• **THE INPUT**
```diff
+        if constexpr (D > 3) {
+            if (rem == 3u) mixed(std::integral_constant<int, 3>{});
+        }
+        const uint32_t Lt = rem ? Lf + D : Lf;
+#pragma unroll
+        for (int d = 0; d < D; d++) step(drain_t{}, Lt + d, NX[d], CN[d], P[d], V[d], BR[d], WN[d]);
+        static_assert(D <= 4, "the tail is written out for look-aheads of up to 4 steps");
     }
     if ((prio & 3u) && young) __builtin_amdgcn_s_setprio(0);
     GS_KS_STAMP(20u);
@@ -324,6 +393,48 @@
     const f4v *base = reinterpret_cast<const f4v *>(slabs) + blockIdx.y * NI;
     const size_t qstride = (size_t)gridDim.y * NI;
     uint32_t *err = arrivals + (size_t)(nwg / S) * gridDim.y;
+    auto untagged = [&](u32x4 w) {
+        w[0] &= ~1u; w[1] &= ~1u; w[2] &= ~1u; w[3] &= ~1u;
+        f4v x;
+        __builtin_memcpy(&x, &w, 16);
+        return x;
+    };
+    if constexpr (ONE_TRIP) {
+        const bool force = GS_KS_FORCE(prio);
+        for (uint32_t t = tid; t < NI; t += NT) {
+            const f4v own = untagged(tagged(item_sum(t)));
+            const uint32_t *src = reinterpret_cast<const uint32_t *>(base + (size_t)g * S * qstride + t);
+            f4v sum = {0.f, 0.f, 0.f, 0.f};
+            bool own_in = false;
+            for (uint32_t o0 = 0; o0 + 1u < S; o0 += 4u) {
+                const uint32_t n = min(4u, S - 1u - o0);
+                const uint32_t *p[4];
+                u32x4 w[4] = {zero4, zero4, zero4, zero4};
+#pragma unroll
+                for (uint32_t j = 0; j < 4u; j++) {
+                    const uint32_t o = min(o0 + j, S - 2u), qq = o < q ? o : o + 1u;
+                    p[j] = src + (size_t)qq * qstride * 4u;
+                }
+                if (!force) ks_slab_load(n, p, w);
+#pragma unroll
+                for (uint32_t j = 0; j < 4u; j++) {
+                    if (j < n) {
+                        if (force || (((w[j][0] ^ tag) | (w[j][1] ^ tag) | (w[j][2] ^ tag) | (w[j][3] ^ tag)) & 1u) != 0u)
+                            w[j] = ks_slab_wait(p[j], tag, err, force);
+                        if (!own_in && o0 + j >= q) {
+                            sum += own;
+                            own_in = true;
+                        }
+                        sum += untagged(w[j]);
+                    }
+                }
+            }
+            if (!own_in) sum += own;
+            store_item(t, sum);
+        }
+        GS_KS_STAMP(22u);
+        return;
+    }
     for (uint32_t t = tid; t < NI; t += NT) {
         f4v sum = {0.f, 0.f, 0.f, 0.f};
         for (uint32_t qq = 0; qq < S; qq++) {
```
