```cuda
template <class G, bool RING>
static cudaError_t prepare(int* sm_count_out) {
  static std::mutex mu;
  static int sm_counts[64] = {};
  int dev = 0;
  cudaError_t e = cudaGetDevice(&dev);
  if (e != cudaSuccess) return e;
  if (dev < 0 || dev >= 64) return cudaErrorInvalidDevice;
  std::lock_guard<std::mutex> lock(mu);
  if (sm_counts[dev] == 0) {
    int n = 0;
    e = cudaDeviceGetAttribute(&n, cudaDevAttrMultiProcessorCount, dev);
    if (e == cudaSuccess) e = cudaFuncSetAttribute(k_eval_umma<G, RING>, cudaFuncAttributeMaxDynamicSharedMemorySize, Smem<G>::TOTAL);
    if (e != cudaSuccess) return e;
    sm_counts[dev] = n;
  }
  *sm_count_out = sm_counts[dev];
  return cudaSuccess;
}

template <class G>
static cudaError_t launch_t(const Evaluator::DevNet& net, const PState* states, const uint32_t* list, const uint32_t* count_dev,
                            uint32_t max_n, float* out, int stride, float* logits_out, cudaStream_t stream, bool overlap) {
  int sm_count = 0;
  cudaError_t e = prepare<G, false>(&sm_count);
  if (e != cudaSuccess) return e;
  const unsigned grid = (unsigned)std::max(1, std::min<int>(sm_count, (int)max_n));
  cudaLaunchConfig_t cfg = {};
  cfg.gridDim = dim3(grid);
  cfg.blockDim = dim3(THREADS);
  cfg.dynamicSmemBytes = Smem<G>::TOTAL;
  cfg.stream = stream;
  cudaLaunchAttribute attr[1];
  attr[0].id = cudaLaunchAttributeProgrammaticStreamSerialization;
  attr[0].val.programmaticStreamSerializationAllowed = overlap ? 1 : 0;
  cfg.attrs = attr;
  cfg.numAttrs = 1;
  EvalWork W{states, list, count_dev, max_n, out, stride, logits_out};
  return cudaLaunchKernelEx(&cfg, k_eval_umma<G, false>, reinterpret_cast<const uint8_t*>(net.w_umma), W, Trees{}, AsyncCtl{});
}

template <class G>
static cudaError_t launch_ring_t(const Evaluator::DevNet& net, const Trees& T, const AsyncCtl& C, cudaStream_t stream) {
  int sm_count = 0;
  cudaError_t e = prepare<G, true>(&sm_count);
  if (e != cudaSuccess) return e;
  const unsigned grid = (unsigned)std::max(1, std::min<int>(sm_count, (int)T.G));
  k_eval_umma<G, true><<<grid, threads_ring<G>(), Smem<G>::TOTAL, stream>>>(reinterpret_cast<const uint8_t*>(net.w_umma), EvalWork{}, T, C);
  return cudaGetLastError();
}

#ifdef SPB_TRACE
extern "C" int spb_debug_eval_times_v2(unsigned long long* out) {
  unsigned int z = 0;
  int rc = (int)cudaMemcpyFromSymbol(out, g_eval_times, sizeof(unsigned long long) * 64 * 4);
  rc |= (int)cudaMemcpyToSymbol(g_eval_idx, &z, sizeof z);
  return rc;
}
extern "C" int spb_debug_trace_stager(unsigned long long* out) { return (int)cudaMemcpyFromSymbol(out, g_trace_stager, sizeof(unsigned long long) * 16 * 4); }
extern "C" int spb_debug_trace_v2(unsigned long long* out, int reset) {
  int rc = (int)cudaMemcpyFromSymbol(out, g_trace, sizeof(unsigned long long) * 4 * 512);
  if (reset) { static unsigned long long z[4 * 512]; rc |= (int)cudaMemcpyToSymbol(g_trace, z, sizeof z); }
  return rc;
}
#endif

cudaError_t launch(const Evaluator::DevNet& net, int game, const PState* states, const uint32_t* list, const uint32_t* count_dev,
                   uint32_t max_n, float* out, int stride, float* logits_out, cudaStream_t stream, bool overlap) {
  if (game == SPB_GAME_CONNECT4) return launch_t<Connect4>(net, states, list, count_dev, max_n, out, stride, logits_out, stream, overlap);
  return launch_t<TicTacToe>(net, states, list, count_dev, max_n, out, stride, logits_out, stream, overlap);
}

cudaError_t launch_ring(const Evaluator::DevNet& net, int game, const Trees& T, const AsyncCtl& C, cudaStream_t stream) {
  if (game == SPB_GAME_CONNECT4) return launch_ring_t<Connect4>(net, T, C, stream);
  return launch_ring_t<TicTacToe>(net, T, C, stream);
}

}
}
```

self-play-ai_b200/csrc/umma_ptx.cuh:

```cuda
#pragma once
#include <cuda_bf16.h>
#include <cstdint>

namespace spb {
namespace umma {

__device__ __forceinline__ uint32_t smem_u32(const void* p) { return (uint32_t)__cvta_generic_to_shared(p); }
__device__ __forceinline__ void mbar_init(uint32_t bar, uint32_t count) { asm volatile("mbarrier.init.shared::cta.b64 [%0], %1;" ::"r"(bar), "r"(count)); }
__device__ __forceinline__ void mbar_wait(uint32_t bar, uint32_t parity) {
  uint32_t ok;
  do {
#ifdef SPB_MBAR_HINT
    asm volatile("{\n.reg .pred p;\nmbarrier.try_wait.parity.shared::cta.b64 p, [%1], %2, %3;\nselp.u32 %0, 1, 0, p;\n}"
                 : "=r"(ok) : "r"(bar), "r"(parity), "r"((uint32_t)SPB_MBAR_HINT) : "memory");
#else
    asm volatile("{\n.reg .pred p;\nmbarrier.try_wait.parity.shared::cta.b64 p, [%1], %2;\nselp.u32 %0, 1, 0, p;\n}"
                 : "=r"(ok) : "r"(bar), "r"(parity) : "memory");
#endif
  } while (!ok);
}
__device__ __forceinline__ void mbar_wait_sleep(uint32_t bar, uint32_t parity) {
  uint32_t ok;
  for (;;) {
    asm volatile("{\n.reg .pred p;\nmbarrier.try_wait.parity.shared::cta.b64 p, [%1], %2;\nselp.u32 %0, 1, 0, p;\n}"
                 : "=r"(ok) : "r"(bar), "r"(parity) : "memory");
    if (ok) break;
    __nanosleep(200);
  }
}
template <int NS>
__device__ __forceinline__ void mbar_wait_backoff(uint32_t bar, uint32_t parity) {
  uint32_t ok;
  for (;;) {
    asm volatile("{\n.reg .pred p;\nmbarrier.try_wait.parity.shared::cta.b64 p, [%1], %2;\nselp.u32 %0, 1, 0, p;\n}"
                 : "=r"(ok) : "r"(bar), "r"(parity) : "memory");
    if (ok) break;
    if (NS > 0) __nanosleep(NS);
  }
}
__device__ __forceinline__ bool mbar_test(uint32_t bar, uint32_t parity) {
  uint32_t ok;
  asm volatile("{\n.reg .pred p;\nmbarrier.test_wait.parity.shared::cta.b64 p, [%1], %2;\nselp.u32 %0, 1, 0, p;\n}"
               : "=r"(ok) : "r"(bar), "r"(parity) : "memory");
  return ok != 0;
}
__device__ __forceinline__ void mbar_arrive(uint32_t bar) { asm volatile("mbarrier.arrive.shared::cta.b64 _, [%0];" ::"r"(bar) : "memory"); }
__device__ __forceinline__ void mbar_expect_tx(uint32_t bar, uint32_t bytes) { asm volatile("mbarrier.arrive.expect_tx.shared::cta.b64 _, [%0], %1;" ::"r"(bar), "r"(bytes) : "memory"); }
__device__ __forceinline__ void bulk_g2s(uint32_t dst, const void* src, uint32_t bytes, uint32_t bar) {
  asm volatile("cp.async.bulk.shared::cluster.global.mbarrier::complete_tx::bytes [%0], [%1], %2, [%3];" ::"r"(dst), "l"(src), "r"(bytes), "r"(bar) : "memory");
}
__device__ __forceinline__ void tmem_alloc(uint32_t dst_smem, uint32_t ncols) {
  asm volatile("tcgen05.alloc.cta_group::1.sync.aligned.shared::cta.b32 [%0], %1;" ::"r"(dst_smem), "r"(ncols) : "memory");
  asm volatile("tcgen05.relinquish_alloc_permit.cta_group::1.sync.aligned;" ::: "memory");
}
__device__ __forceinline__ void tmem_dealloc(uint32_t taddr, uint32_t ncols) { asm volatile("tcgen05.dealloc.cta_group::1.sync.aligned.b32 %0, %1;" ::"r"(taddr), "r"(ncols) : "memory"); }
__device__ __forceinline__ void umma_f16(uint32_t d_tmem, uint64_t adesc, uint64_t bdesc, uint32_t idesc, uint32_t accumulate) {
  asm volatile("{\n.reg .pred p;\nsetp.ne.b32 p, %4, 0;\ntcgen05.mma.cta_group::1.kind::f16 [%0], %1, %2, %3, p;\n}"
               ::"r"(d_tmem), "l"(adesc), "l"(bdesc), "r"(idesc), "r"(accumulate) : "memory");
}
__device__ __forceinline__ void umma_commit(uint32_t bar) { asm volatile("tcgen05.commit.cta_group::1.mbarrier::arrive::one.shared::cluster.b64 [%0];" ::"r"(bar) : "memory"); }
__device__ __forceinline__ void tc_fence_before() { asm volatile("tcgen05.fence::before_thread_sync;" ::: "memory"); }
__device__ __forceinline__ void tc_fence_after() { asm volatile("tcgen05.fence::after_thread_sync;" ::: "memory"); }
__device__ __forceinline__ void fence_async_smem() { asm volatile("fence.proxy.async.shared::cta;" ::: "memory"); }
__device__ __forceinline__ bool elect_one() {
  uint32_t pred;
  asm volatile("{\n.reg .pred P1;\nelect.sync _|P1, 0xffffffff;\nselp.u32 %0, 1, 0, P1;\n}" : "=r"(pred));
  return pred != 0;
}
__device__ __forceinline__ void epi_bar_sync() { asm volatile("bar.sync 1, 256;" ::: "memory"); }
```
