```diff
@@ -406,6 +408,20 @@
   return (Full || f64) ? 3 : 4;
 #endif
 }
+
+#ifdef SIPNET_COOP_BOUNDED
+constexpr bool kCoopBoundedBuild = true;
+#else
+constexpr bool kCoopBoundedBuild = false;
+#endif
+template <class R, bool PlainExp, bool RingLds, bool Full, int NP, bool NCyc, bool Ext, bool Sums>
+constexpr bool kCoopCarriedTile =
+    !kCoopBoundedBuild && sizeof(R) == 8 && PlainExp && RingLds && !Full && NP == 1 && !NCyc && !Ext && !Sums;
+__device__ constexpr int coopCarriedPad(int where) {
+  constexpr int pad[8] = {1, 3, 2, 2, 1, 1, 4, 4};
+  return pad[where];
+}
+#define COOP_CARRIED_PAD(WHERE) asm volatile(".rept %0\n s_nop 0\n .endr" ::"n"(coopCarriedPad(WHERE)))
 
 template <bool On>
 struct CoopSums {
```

• **WORK ORDER**
Find the string "ifdef" in the listing and return every line that holds it.

• **SOLUTION TO THIS EXERCISE**
#ifdef SPB_TRACE
#ifdef SPB_MBAR_HINT
+#ifdef SIPNET_COOP_BOUNDED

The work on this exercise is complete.